Data to use section start

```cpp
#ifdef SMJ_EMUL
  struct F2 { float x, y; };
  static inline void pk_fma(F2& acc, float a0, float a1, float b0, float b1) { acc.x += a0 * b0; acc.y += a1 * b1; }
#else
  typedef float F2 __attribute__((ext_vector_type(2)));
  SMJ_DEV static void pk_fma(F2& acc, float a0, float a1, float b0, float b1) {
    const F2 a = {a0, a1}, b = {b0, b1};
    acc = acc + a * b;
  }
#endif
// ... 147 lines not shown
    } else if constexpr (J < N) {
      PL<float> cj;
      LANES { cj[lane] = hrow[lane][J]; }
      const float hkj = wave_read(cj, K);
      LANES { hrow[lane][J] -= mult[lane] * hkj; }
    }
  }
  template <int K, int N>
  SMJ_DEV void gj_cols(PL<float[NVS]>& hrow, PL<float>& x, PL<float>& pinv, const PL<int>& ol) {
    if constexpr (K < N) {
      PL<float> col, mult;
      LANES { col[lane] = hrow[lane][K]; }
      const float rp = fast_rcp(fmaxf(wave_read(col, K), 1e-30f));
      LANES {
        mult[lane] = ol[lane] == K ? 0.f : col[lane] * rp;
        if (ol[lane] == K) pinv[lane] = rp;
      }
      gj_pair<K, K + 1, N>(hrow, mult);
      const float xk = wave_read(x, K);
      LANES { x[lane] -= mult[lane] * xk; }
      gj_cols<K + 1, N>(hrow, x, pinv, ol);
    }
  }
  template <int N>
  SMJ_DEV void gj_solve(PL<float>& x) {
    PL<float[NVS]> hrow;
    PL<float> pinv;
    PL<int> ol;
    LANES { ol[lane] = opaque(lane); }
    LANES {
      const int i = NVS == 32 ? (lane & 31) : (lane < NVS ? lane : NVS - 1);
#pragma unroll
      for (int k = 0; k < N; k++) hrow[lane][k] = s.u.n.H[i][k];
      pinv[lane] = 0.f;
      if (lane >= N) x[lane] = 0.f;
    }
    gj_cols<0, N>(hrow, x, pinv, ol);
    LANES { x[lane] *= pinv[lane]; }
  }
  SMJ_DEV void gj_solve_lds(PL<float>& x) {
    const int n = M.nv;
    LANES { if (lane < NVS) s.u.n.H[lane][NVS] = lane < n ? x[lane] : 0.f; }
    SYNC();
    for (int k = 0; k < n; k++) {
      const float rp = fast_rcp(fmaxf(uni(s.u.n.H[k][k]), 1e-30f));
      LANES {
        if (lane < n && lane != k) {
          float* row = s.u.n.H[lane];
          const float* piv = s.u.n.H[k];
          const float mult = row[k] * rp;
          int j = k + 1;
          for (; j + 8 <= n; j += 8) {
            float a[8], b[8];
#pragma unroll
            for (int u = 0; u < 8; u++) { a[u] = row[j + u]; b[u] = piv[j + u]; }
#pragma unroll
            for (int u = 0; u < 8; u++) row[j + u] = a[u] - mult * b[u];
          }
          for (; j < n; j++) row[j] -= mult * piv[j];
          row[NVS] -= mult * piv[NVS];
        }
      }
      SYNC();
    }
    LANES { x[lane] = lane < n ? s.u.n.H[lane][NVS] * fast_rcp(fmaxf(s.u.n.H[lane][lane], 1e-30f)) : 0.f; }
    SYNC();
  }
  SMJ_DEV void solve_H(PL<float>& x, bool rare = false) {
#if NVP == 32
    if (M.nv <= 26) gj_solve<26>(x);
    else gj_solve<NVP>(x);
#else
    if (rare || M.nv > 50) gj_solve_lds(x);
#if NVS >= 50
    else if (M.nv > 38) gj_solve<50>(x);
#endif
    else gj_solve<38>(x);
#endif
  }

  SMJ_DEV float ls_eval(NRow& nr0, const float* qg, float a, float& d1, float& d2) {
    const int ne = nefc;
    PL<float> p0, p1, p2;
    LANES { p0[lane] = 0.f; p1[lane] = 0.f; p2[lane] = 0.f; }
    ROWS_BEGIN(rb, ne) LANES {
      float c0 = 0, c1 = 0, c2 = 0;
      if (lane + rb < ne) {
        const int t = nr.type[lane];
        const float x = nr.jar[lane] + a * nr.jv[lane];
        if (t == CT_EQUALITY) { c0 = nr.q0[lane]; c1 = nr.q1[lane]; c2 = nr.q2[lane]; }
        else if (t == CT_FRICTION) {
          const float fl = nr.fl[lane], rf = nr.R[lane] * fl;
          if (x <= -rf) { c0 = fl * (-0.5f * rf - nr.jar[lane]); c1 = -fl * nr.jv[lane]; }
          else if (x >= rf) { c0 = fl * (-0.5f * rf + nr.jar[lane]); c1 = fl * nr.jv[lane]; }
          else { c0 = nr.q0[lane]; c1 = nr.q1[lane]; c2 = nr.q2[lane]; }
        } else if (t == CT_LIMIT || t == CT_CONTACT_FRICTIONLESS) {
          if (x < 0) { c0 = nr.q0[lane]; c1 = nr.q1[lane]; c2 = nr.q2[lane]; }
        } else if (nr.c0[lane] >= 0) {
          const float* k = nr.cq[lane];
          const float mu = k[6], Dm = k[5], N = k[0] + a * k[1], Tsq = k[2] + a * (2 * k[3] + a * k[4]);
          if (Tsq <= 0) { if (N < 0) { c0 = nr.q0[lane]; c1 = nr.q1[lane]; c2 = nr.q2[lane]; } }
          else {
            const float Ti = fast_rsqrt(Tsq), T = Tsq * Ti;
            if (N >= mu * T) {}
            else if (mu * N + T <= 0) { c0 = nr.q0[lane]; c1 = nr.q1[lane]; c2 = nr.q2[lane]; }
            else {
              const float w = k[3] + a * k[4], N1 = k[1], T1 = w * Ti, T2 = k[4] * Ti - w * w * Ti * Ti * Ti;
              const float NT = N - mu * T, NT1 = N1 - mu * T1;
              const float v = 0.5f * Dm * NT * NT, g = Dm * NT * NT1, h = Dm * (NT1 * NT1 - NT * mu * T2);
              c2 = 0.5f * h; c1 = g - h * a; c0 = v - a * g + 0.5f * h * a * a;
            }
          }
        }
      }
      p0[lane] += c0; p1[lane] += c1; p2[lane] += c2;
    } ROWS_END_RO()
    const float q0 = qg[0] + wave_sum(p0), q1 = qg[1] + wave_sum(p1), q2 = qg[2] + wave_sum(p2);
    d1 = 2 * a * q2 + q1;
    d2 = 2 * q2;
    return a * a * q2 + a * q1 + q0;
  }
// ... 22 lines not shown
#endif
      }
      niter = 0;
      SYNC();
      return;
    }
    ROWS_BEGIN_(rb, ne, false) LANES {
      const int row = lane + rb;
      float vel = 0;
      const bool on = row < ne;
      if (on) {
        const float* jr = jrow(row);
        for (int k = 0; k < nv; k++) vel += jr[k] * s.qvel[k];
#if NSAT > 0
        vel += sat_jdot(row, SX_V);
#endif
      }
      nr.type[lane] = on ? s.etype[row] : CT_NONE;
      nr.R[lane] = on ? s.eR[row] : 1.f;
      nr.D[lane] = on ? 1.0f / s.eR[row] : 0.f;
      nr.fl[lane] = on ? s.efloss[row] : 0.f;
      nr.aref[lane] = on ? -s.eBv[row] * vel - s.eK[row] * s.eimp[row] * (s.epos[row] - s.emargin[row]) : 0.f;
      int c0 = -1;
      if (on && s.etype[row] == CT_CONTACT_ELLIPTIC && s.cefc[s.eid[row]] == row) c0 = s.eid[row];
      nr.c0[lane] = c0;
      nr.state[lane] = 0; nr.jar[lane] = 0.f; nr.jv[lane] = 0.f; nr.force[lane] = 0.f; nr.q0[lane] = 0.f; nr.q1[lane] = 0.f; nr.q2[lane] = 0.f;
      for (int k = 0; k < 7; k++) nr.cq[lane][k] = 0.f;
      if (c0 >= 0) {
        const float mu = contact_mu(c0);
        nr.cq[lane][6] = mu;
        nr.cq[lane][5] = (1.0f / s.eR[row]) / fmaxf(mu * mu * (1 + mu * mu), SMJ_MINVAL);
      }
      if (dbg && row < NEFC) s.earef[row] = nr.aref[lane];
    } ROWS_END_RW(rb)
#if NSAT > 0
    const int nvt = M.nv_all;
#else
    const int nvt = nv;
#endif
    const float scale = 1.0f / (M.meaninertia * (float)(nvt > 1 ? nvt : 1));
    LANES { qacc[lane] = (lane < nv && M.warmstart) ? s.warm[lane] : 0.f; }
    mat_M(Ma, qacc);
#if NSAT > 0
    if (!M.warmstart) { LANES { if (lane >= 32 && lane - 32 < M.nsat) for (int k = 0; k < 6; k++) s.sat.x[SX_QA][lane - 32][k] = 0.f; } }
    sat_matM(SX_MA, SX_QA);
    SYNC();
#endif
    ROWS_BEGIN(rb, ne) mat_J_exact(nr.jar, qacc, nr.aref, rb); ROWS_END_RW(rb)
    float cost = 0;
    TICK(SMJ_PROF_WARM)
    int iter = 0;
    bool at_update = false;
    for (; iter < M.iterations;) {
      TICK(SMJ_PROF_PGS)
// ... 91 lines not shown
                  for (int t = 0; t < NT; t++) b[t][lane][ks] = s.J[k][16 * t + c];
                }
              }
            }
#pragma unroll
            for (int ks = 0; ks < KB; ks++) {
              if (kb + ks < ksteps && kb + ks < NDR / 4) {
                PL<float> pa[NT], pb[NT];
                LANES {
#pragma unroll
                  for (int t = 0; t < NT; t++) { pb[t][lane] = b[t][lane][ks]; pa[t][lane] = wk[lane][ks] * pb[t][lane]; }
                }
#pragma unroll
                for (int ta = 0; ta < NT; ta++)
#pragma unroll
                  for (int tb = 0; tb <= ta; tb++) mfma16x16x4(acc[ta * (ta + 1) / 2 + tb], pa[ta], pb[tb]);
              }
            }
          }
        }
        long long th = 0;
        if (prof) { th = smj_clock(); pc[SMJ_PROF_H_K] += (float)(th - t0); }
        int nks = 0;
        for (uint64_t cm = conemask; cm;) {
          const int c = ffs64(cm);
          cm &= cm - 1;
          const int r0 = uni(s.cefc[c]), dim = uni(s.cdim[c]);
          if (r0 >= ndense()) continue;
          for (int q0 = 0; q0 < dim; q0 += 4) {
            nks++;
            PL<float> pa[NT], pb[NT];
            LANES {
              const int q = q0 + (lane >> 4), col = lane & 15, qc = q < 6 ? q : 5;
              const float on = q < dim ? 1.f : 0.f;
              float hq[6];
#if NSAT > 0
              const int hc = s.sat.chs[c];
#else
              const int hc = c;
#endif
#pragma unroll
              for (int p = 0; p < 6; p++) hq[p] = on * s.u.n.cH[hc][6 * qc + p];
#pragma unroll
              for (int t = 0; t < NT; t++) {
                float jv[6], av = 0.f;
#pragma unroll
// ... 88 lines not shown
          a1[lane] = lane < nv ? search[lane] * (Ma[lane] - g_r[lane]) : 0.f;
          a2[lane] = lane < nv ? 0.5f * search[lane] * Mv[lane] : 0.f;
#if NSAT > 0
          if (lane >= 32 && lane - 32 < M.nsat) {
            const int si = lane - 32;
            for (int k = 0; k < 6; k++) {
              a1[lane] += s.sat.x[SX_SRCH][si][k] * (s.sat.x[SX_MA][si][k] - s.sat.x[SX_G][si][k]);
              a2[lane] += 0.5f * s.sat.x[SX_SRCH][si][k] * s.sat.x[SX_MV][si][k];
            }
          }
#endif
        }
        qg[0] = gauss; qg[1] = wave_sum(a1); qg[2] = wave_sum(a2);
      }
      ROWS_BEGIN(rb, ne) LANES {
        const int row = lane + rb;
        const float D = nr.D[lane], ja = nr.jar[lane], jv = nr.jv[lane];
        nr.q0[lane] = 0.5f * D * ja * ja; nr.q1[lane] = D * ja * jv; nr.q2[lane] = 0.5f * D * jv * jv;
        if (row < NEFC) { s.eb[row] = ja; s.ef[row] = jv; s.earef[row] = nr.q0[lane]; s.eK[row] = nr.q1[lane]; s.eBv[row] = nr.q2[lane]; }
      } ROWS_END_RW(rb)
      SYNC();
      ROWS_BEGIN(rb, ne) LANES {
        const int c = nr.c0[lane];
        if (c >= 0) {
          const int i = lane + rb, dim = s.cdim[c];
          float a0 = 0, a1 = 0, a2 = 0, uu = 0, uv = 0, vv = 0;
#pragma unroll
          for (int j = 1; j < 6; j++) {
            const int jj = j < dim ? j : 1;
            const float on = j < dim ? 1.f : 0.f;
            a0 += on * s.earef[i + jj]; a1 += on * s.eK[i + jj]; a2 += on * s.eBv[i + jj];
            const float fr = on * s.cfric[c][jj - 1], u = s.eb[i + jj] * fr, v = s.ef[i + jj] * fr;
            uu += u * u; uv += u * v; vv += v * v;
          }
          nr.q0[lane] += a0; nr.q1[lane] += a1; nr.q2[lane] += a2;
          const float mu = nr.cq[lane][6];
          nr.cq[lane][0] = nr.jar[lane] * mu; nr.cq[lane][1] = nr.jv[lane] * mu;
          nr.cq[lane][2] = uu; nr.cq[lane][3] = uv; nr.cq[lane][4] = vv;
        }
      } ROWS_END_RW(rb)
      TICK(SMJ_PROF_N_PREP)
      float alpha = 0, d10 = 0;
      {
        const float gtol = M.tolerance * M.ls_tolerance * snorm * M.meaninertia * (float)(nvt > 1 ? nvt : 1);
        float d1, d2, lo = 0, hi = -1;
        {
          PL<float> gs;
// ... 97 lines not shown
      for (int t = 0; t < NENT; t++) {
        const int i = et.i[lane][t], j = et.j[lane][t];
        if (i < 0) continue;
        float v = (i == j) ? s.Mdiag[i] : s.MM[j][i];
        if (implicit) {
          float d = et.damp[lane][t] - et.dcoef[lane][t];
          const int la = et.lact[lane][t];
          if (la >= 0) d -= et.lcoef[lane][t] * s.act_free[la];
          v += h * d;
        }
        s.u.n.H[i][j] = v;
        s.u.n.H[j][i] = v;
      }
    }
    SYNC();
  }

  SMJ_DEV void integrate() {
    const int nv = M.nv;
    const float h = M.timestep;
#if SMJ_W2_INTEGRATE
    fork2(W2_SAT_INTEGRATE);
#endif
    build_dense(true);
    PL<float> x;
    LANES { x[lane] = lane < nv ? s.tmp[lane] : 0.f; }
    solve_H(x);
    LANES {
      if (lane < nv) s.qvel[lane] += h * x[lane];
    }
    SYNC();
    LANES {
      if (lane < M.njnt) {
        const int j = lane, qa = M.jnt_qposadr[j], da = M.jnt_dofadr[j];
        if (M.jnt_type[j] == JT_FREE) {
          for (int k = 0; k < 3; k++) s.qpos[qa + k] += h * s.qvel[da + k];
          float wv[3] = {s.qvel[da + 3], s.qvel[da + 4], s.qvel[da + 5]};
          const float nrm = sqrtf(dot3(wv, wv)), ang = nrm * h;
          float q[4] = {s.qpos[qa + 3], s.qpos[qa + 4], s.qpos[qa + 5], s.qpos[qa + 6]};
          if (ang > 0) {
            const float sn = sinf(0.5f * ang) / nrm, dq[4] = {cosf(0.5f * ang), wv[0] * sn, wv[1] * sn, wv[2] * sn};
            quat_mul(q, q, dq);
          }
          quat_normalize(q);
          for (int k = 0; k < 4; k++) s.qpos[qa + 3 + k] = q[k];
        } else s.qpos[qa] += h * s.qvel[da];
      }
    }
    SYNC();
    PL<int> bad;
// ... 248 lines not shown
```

Data to use section end

> Task statement
Scan the records above for the word "etype". Copy each line that has it.

> Solution for this exercise
      nr.type[lane] = on ? s.etype[row] : CT_NONE;
      if (on && s.etype[row] == CT_CONTACT_ELLIPTIC && s.cefc[s.eid[row]] == row) c0 = s.eid[row];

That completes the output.